The watchwords are “test how you fly,” Lauretta said. Every part of the spacecraft and every instrument on it was subjected to the forces and environmental conditions it will face in space.
Not everything can be replicated. They wanted to know, for instance, how the all-important touch-and-go sampling arm called TAGSAM would operate in a vacuum, subject only to micro-gravitational forces.
A vacuum requires a sealable room and big fans. Microgravity can be mimicked in an airplane doing dips. But you cannot replicate that combination. In that case, said Lauretta: “We extrapolate and log an exception.”
The spacecraft’s systems and equipment are almost totally redundant, he said.
You can’t MacGyver a fix, especially with no MacGyver on board.
A few little blips
There were other blips.
A fire in a Los Angeles plating factory destroyed the main housing for an optics box for a spectrometer built at Goddard Space Flight Center for the mission. Two new boxes were built and plated in time for scheduled delivery.
REXIS, an X-ray imaging spectrometer built by students at Harvard and MIT, was delivered on time in September but found to have flaws.
“It was not ready for primetime,” said Richard Binzel, an asteroid authority and REXIS instrument scientist at MIT. Lauretta found some flexibility in the schedule and sent it back to the students for fixes. Those were made and the instrument is now on board, tested and ready.
Lauretta talks about overseeing the mission at the “CEO level,” leaving the details of how things get done to teams of international scientists and engineers, with specialties ranging from lens-crafting to orbital dynamics.
He said he’s become adept at 20-person conference calls and is ready to deal with a bigger crowd in person.
When 200 members of the team assembled last month in Tucson for a pre-launch shakedown, desk space and Internet connectivity were at a premium in the Michael Drake Building, the off-campus site LPL first developed for the Phoenix Mars Lander mission.
It is being partitioned into workspaces and an auditorium for the hundreds of scientists who will periodically convene in Tucson to interpret the science coming back and program the spacecraft’s maneuvers for ultimate scientific gain.

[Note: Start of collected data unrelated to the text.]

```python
KIND_RBF, KIND_MATERN32, KIND_MATERN52 = 0, 1, 2
UPLO_FULL, UPLO_LOWER, UPLO_UPPER = 0, 1, 2
OPT_COOP_PANEL, OPT_PANEL_FAULT, OPT_PANEL_TIMEOUT_MS, OPT_EXEC_SCHED, OPT_DAG_SCHED = 1, 2, 3, 4, 5
OPT_GEMM_TILE = 6
OP_MLL_EVAL, OP_PREDICT, OP_PREDICT_GRAD = 0, 1, 2
OP_APPLY = 3
OP_APPLY_GRAD = 4
OP_APPEND = 5
OP_POST_CROSS = 6
OP_POST_CROSS_MIN = 7
OP_POINT_GRAM = 8
# ... 208 lines not shown
    @_on_own_device
    def kernel_apply(self, Ua, Ub, w, sf2, C, out, *, beta=0.0, kind=KIND_RBF, d_split=0):
        M, D, N, S = self._apply_checks(Ua, Ub, C, out, sf2)
        _need(w, torch.float64, "w")
        if w.numel() != D:
            raise GppError(f"w has {w.numel()} entries for {D} features")
        self._stream()
        check(self.lib.gpp_kernel_apply(self.h, Ua.data_ptr(), M, Ub.data_ptr(), N, D, w.data_ptr(), sf2.data_ptr(), kind, d_split,
                                        C.data_ptr(), _ld(C), S, float(beta), out.data_ptr(), _ld(out)), "gpp_kernel_apply")
        return out

    @_on_own_device
    def rff_apply(self, Ua, omega, phase, sf2, theta, out, *, beta=0.0):
        M, D, F, S = self._apply_checks(Ua, omega, theta, out, sf2)
        _need(phase, torch.float64, "phase")
        if phase.numel() != F:
            raise GppError(f"phase has {phase.numel()} entries for {F} features")
        self._stream()
        check(self.lib.gpp_rff_apply(self.h, Ua.data_ptr(), M, D, omega.data_ptr(), phase.data_ptr(), F, sf2.data_ptr(),
                                     theta.data_ptr(), _ld(theta), S, float(beta), out.data_ptr(), _ld(out)), "gpp_rff_apply")
        return out

    @_on_own_device
    def kernel_apply_grad(self, Ua, Ub, w, sf2, C, gbar, g_Ua, *, beta=0.0, kind=KIND_RBF, d_split=0):
        M, D, N, S = self._apply_checks(Ua, Ub, C, gbar, sf2, g_Ua)
        _need(w, torch.float64, "w")
        if w.numel() != D:
            raise GppError(f"w has {w.numel()} entries for {D} features")
        self._stream()
        check(self.lib.gpp_kernel_apply_grad(self.h, Ua.data_ptr(), M, Ub.data_ptr(), N, D, w.data_ptr(), sf2.data_ptr(), kind, d_split,
                                             C.data_ptr(), _ld(C), S, gbar.data_ptr(), _ld(gbar), float(beta), g_Ua.data_ptr(),
                                             _ld(g_Ua)), "gpp_kernel_apply_grad")
        return g_Ua

    @_on_own_device
    def rff_apply_grad(self, Ua, omega, phase, sf2, theta, gbar, g_Ua, *, beta=0.0):
        M, D, F, S = self._apply_checks(Ua, omega, theta, gbar, sf2, g_Ua)
        _need(phase, torch.float64, "phase")
        if phase.numel() != F:
            raise GppError(f"phase has {phase.numel()} entries for {F} features")
        self._stream()
        check(self.lib.gpp_rff_apply_grad(self.h, Ua.data_ptr(), M, D, omega.data_ptr(), phase.data_ptr(), F, sf2.data_ptr(),
                                          theta.data_ptr(), _ld(theta), S, gbar.data_ptr(), _ld(gbar), float(beta), g_Ua.data_ptr(),
                                          _ld(g_Ua)), "gpp_rff_apply_grad")
        return g_Ua

    @_on_own_device
    def potrf(self, A, Linv, info, T=None):
        _need(A, torch.float64, "A"); _need(Linv, torch.float64, "Linv"); _need(info, torch.int32, "info")
        self._stream()
        if T is None:
            check(self.lib.gpp_potrf(self.h, A.data_ptr(), A.shape[0], _ld(A), Linv.data_ptr(), _ld(Linv), info.data_ptr()),
                  "gpp_potrf")
        else:
            check(self.lib.gpp_potrf_ws(self.h, A.data_ptr(), A.shape[0], _ld(A), Linv.data_ptr(), _ld(Linv), T.data_ptr(),
                                        _ld(T), info.data_ptr()), "gpp_potrf_ws")

    @_on_own_device
    def build_potrf(self, U, w, sf2, tau, grp, A, Linv, info, T, *, jitter=0.0, kind=KIND_RBF, d_split=0):
        N, D = U.shape
        _check_features(D)
        for t, n in ((U, "U"), (w, "w"), (sf2, "sf2"), (A, "A"), (Linv, "Linv"), (T, "T")):
            _need(t, torch.float64, n)
        _need(info, torch.int32, "info")
        if tau is not None:
            _need(tau, torch.float64, "tau")
        S = 0 if tau is None else tau.numel()
        if grp is not None:
            self._check_groups(grp, N, S)
        if not U.is_contiguous():
            raise GppError("U must be contiguous")
        self._stream()
        check(self.lib.gpp_build_potrf_ws(self.h, U.data_ptr(), N, D, w.data_ptr(), sf2.data_ptr(), _ptr(tau), _ptr(grp), S,
                                          float(jitter), kind, d_split, A.data_ptr(), _ld(A), Linv.data_ptr(), _ld(Linv),
                                          T.data_ptr(), _ld(T), info.data_ptr()), "gpp_build_potrf_ws")

    @_on_own_device
    def trtri(self, U, Linv, T):
        self._stream()
        check(self.lib.gpp_trtri(self.h, U.data_ptr(), U.shape[0], _ld(U), Linv.data_ptr(), _ld(Linv), T.data_ptr(), _ld(T)),
              "gpp_trtri")

    @_on_own_device
    def lauum(self, Linv, Kinv):
        self._stream()
        check(self.lib.gpp_lauum(self.h, Linv.data_ptr(), Linv.shape[0], _ld(Linv), Kinv.data_ptr(), _ld(Kinv)), "gpp_lauum")

    @_on_own_device
    def lauum_grad(self, Linv, U, w, sf2, grp, S, alpha, dU, g_w, g_sf2, g_tau, *, kind=KIND_RBF) -> bool:
        N, D = U.shape
        for t, n in ((Linv, "Linv"), (U, "U"), (w, "w"), (sf2, "sf2"), (alpha, "alpha"), (g_w, "g_w"), (g_sf2, "g_sf2"),
                     (g_tau, "g_tau")):
            _need(t, torch.float64, n)
        if grp is not None:
            self._check_groups(grp, N, S)
        if not U.is_contiguous():
            raise GppError("U must be contiguous")
        self.ensure_workspace(OP_MLL_EVAL, N, 0, D, S)
        self._stream()
        status = self.lib.gpp_lauum_grad(self.h, Linv.data_ptr(), N, _ld(Linv), U.data_ptr(), D, w.data_ptr(), sf2.data_ptr(),
                                         _ptr(grp), S, kind, dU, alpha.data_ptr(), g_w.data_ptr(), g_sf2.data_ptr(),
                                         g_tau.data_ptr())
        if status == NOT_SUPPORTED:
            return False
        if status == NO_WORKSPACE:
            raise GppError("gpp_lauum_grad: the handle's scratch workspace is missing or too small")
        check(status, "gpp_lauum_grad")
        return True

    @_on_own_device
    def post_cov_train(self, Kinv, tau, grp, d, out, *, jitter=0.0):
        N = Kinv.shape[0]
        for t, n in ((Kinv, "Kinv"), (tau, "tau"), (out, "A")):
            _need(t, torch.float64, n)
        if d is not None:
            _need(d, torch.float64, "d")
            if d.numel() != N or not d.is_contiguous():
                raise GppError(f"d must be a contiguous vector of {N} doubles")
        if grp is not None:
            self._check_groups(grp, N, tau.numel())
        if out.shape[0] != N or out.shape[1] != N:
            raise GppError("post_cov_train: shapes do not match")
        self._stream()
        check(self.lib.gpp_post_cov_train(self.h, Kinv.data_ptr(), N, _ld(Kinv), tau.data_ptr(), _ptr(grp), tau.numel(), _ptr(d),
                                          float(jitter), out.data_ptr(), _ld(out)), "gpp_post_cov_train")
        return out

    @_on_own_device
    def syrk_rows(self, Urow, C, nb, first_block, rank, nranks):
        self._stream()
        check(self.lib.gpp_syrk_rows(self.h, Urow.data_ptr(), _ld(Urow), C.data_ptr(), _ld(C), C.shape[0], Urow.shape[0], nb,
                                     first_block, rank, nranks), "gpp_syrk_rows")

    @_on_own_device
    def shard_list_begin(self, N, nb, rank, nranks, A, Kc, Lc, D, W, info, workers=0) -> bool:
        self._stream()
        used = ctypes.c_int(0)
        check(self.lib.gpp_shard_list_begin(self.h, N, nb, rank, nranks, A.data_ptr(), _ld(A), Kc.data_ptr(), Lc.data_ptr(), _ld(Kc),
                                            D.data_ptr(), W[0].data_ptr(), W[1].data_ptr(), W[2].data_ptr(), _ld(W[0]),
                                            info.data_ptr(), int(workers), ctypes.byref(used)), "gpp_shard_list_begin")
        return bool(used.value)

    def shard_messages(self, N: int, nb: int, k: int):
        o, o2 = k * nb, min((k + 2) * nb, N)
        W = int(self.lib.gpp_shard_piece_cols()) or N
        return [(o, o2)] + [(c, min(c + W, N)) for c in range(o2, N, W)]

    @_on_own_device
    def shard_list_gate(self, stream, tail: int, k: int) -> None:
        check(self.lib.gpp_shard_list_gate(self.h, ctypes.c_void_p(stream.cuda_stream), int(tail), k), "gpp_shard_list_gate")

    @_on_own_device
    def shard_list_signal(self, stream, tail: int, k: int) -> None:
        check(self.lib.gpp_shard_list_signal(self.h, ctypes.c_void_p(stream.cuda_stream), int(tail), k), "gpp_shard_list_signal")

    @_on_own_device
    def shard_list_end(self) -> None:
        self._stream()
        check(self.lib.gpp_shard_list_end(self.h), "gpp_shard_list_end")

    @_on_own_device
    def shard_back_list(self, N, nb, rank, nranks, A, Kc, Lc, D, info, workers=0) -> bool:
        self._stream()
        used = ctypes.c_int(0)
        check(self.lib.gpp_shard_back_list(self.h, N, nb, rank, nranks, A.data_ptr(), _ld(A), Kc.data_ptr(), Lc.data_ptr(), _ld(Kc),
                                           D.data_ptr(), info.data_ptr(), int(workers), ctypes.byref(used)), "gpp_shard_back_list")
        return bool(used.value)

    @_on_own_device
    def gemm_lower_cols(self, A, B, C, alpha, beta, nb, first_block, rank, nranks, row0=0, row1=None, compact=False):
        M, K = A.shape[1], A.shape[0]
        if compact:
            if B.shape[0] != K or C.shape[0] != M:
                raise GppError("gemm_lower_cols: shapes do not match")
        elif A.shape != B.shape or C.shape[0] != C.shape[1] or C.shape[0] != M:
            raise GppError("gemm_lower_cols: shapes do not match")
        self._stream()
        check(self.lib.gpp_gemm_lower_cols(self.h, A.data_ptr(), _ld(A), B.data_ptr(), _ld(B), C.data_ptr(), _ld(C), M,
                                           K, float(alpha), float(beta), nb, first_block, rank, nranks, row0,
                                           M if row1 is None else row1, 1 if compact else 0),
              "gpp_gemm_lower_cols")

    @_on_own_device
    def trmv_lower_cols(self, T, x, y, nb, rank, nranks, trans=False, compact=False):
        for t, n in ((x, "x"), (y, "y")):
            _need(t, torch.float64, n)
        if trans:
            self.ensure_workspace(OP_MLL_EVAL, T.shape[0], 0, 1, 1)
        self._stream()
        check(self.lib.gpp_trmv_lower_cols(self.h, T.data_ptr(), _ld(T), T.shape[0], x.data_ptr(), y.data_ptr(), nb, rank, nranks,
                                           1 if trans else 0, 1 if compact else 0), "gpp_trmv_lower_cols")

    @_on_own_device
    def mll_scalars(self, U, z, out3):
        self._stream()
        check(self.lib.gpp_mll_scalars(self.h, U.data_ptr(), _ld(U), U.shape[0], z.data_ptr(), out3.data_ptr()), "gpp_mll_scalars")

    @_on_own_device
    def lauum_rows(self, Linv, Kinv, rank, nranks):
        self._stream()
        check(self.lib.gpp_lauum_rows(self.h, Linv.data_ptr(), Linv.shape[0], _ld(Linv), Kinv.data_ptr(), _ld(Kinv), rank, nranks),
              "gpp_lauum_rows")

    @_on_own_device
    def lauum_rows_range(self, Linv, Kinv, rank, nranks, row0, row1):
        self._stream()
        check(self.lib.gpp_lauum_rows_range(self.h, Linv.data_ptr(), Linv.shape[0], _ld(Linv), Kinv.data_ptr(), _ld(Kinv), rank,
                                            nranks, row0, row1), "gpp_lauum_rows_range")

    @_on_own_device
    def transpose(self, src, dst):
        if src.shape[0] != dst.shape[1] or src.shape[1] != dst.shape[0]:
            raise GppError("transpose: shapes do not match")
        self._stream()
        check(self.lib.gpp_transpose(self.h, src.data_ptr(), src.stride(0), src.shape[0], src.shape[1], dst.data_ptr(), dst.stride(0)),
              "gpp_transpose")

    @_on_own_device
    def mll_reduce(self, L, Linv, r, z, out3):
        for t, n in ((r, "r"), (z, "z"), (out3, "out3")):
            _need(t, torch.float64, n)
        self._stream()
        check(self.lib.gpp_mll_reduce(self.h, L.data_ptr(), _ld(L), Linv.data_ptr(), _ld(Linv), L.shape[0], r.data_ptr(),
                                      z.data_ptr(), out3.data_ptr()), "gpp_mll_reduce")

    @_on_own_device
    def alpha(self, Linv, z, alpha):
        N = Linv.shape[0]
        self._stream()
        check(self.lib.gpp_alpha(self.h, Linv.data_ptr(), _ld(Linv), N, z.data_ptr(), alpha.data_ptr()), "gpp_alpha")

    @_on_own_device
    def grad_reduce(self, U, w, sf2, grp, S, alpha, Kinv, dU, g_w, g_sf2, g_tau, g_U, *, kind=KIND_RBF, d_split=0):
        N, D = U.shape
        if grp is not None:
            self._check_groups(grp, N, S)
        self.ensure_workspace(OP_MLL_EVAL, N, 0, D, S)
        self._stream()
        check(self.lib.gpp_grad_reduce(self.h, U.data_ptr(), N, D, w.data_ptr(), sf2.data_ptr(), _ptr(grp), S, kind,
                                       d_split, alpha.data_ptr(), Kinv.data_ptr(), _ld(Kinv), dU, g_w.data_ptr(),
                                       g_sf2.data_ptr(), g_tau.data_ptr(), _ptr(g_U)), "gpp_grad_reduce")

    @_on_own_device
    def loo_scalars(self, Linv, alpha, y, d, mu=None, s2=None, a=None, sqrtb=None, loo=None):
        N = Linv.shape[0]
        _need(Linv, torch.float64, "Linv")
        for t, n, size in ((alpha, "alpha", N), (y, "y", N), (d, "d", N), (mu, "mu", N), (s2, "s2", N), (a, "a", N),
                           (sqrtb, "sqrtb", N), (loo, "loo", 1)):
            if t is None:
                continue
            _need(t, torch.float64, n)
            if t.numel() < size or not t.is_contiguous():
                raise GppError(f"{n} must be a contiguous vector of {size} doubles")
        if mu is not None and y is None:
            raise GppError("loo_scalars: mu needs y")
        self._stream()
        check(self.lib.gpp_loo_scalars(self.h, Linv.data_ptr(), _ld(Linv), N, alpha.data_ptr(), _ptr(y), d.data_ptr(), _ptr(mu),
                                       _ptr(s2), _ptr(a), _ptr(sqrtb), _ptr(loo)), "gpp_loo_scalars")

    @_on_own_device
    def sym_rowscale(self, Kinv, s, out):
        N = Kinv.shape[0]
        for t, n in ((Kinv, "Kinv"), (s, "s"), (out, "S")):
            _need(t, torch.float64, n)
        if out.shape[0] != N or out.shape[1] != N or s.numel() != N or not s.is_contiguous():
            raise GppError("sym_rowscale: shapes do not match")
        if out.data_ptr() == Kinv.data_ptr():
            raise GppError("sym_rowscale works out of place")
        self._stream()
        check(self.lib.gpp_sym_rowscale(self.h, Kinv.data_ptr(), N, _ld(Kinv), s.data_ptr(), out.data_ptr(), _ld(out)),
              "gpp_sym_rowscale")
        return out

    @_on_own_device
    def loo_grad_reduce(self, U, w, sf2, grp, S, alpha, beta, C, dU, g_w, g_sf2, g_tau, g_U, *, kind=KIND_RBF, d_split=0):
        N, D = U.shape
        _check_features(D)
        for t, n in ((alpha, "alpha"), (beta, "beta")):
            _need(t, torch.float64, n)
            if t.numel() != N or not t.is_contiguous():
                raise GppError(f"{n} must be a contiguous vector of {N} doubles")
        if grp is not None:
            self._check_groups(grp, N, S)
        self.ensure_workspace(OP_MLL_EVAL, N, 0, D, S)
        self._stream()
        check(self.lib.gpp_loo_grad_reduce(self.h, U.data_ptr(), N, D, w.data_ptr(), sf2.data_ptr(), _ptr(grp), S, kind, d_split,
                                           alpha.data_ptr(), beta.data_ptr(), C.data_ptr(), _ld(C), dU, g_w.data_ptr(),
                                           g_sf2.data_ptr(), g_tau.data_ptr(), _ptr(g_U)), "gpp_loo_grad_reduce")

    @_on_own_device
    def grad_reduce_rows(self, U, w, sf2, grp, S, alpha, Kinv, dU, nb, rank, nranks, g_w, g_sf2, g_tau, g_U, *,
                         kind=KIND_RBF, d_split=0):
        N, D = U.shape
        if grp is not None:
            self._check_groups(grp, N, S)
        self.ensure_workspace(OP_MLL_EVAL, N, 0, D, S)
        self._stream()
        check(self.lib.gpp_grad_reduce_rows(self.h, U.data_ptr(), N, D, w.data_ptr(), sf2.data_ptr(), _ptr(grp), S, kind,
                                            d_split, alpha.data_ptr(), Kinv.data_ptr(), _ld(Kinv), dU, nb, rank, nranks,
                                            g_w.data_ptr(), g_sf2.data_ptr(), g_tau.data_ptr(), _ptr(g_U)),
              "gpp_grad_reduce_rows")

    @_on_own_device
    def grad_reduce_cols(self, U, w, sf2, grp, S, alpha, Kinv, dU, nb, rank, nranks, g_w, g_sf2, g_tau, g_U, *,
                         kind=KIND_RBF, d_split=0, compact=False):
        N, D = U.shape
        if grp is not None:
# ... 512 lines not shown
```

gp-plus_amd/csrc/gpp_api.hip:

```cpp
#include "../../include/gpp.h"
#include "gpp_internal.h"

#include <algorithm>
#include <cmath>
#include <cstdio>
#include <cstdlib>
#include <cstring>
#include <new>

const GppEnv& gpp_env() {
  static const GppEnv env = [] {
    auto num = [](const char* name, long long unset) { const char* v = getenv(name); return v ? atoll(v) : unset; };
    GppEnv e;
    e.coop_panel = num("GPP_COOP_PANEL", 1) != 0;
    e.dag_sched = num("GPP_DAG_SCHED", 1) != 0;
    e.dag_phased = num("GPP_DAG_PHASED", 0) != 0;
    e.shard_list = num("GPP_SHARD_LIST", 1) != 0;
    e.shard_workers = (int)num("GPP_SHARD_WORKERS", 0);
    e.shard_fill = (int)num("GPP_SHARD_FILL", -1);
    e.shard_timeout_ms = num("GPP_SHARD_TIMEOUT_MS", 60000);
    const int64_t cols = num("GPP_SHARD_PIECE_COLS", 8192);
    e.shard_piece_cols = cols <= 0 ? (int64_t)0 : std::max<int64_t>(GPP_TILE, cols / GPP_TILE * GPP_TILE);
    e.sharded_force_collectives = num("GPP_SHARDED_FORCE_COLLECTIVES", 0) != 0;
    e.exec_verbose = getenv("GPP_EXEC_VERBOSE") != nullptr;
// ... 67 lines not shown
    if (e != hipSuccess) return e;
    if (rem == 0) break;
    double* Bp = c.A + oo * c.ld + (oo + nb);
    GemmArgs g = mk(c.Li + oo * c.ldi + oo, c.ldi, Bp, c.ld, Bp, c.ld, nb, rem, nb, 1.0, 0.0);
    g.a_mask = 1;
    e = gpp_launch_gemm(c.s, 2, g, 1, NBLK, 32);
    if (e != hipSuccess) return e;
    GemmArgs u = mk(Bp, c.ld, Bp, c.ld, c.A + (oo + nb) * c.ld + (oo + nb), c.ld, rem, rem, nb, -1.0, 1.0);
    u.c_lower = 2;
    e = gpp_launch_gemm(c.s, 2, u, 1, 32, 32);
    if (e != hipSuccess) return e;
  }
  return hipSuccess;
}
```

The spacecraft is outfitted with an array of instruments designed to do two major tasks — to characterize the asteroid’s composition and to find a spot where it can safely deploy its collecting arm and gather up the most scientifically valuable rock.
Unlike robotic missions to planets, the overwhelming force at work is not gravity. Bennu’s force on the spacecraft competes with a bunch of other weak forces, including the sun’s radiation.
Flying in formation with the big space rock, orbiting it and approaching it safely will rely on measurements made by those instruments.
The fun begins
“When we get to Bennu, that’s when the fun begins,” said Ed Beshore, deputy principal investigator, who left his post as head of the asteroid-spotting Catalina Sky Survey to join the team. “It’s a world nobody’s visited before.”
All the data gathered so far in a massive telescope campaign predicts that the team should be able to find sites where there are no boulders or slopes and where the regolith on and just beneath the surface is pebbly, small enough to collect.
“I wish I knew,” said Beshore. “It’s either going to be a battle or a walk on the beach — boulders everywhere or beach, literally.”
The spacecraft’s array of instruments should answer the question.
Cameras, spectrometers and laser pulses in a gamut of wavelengths from infrared through X-ray, will allow scientists to determine where they will find the most scientifically interesting specimen and collect it safely.
Three of those cameras were built by a UA team headed by Bashar Rizk of the LPL. PolyCam, a telescope with an 8-inch-diameter mirror and a narrow field of view, will give the spacecraft its first view of Bennu from 2 million kilometers and will be refocused for close-up views of the asteroid’s surface, Rizk said.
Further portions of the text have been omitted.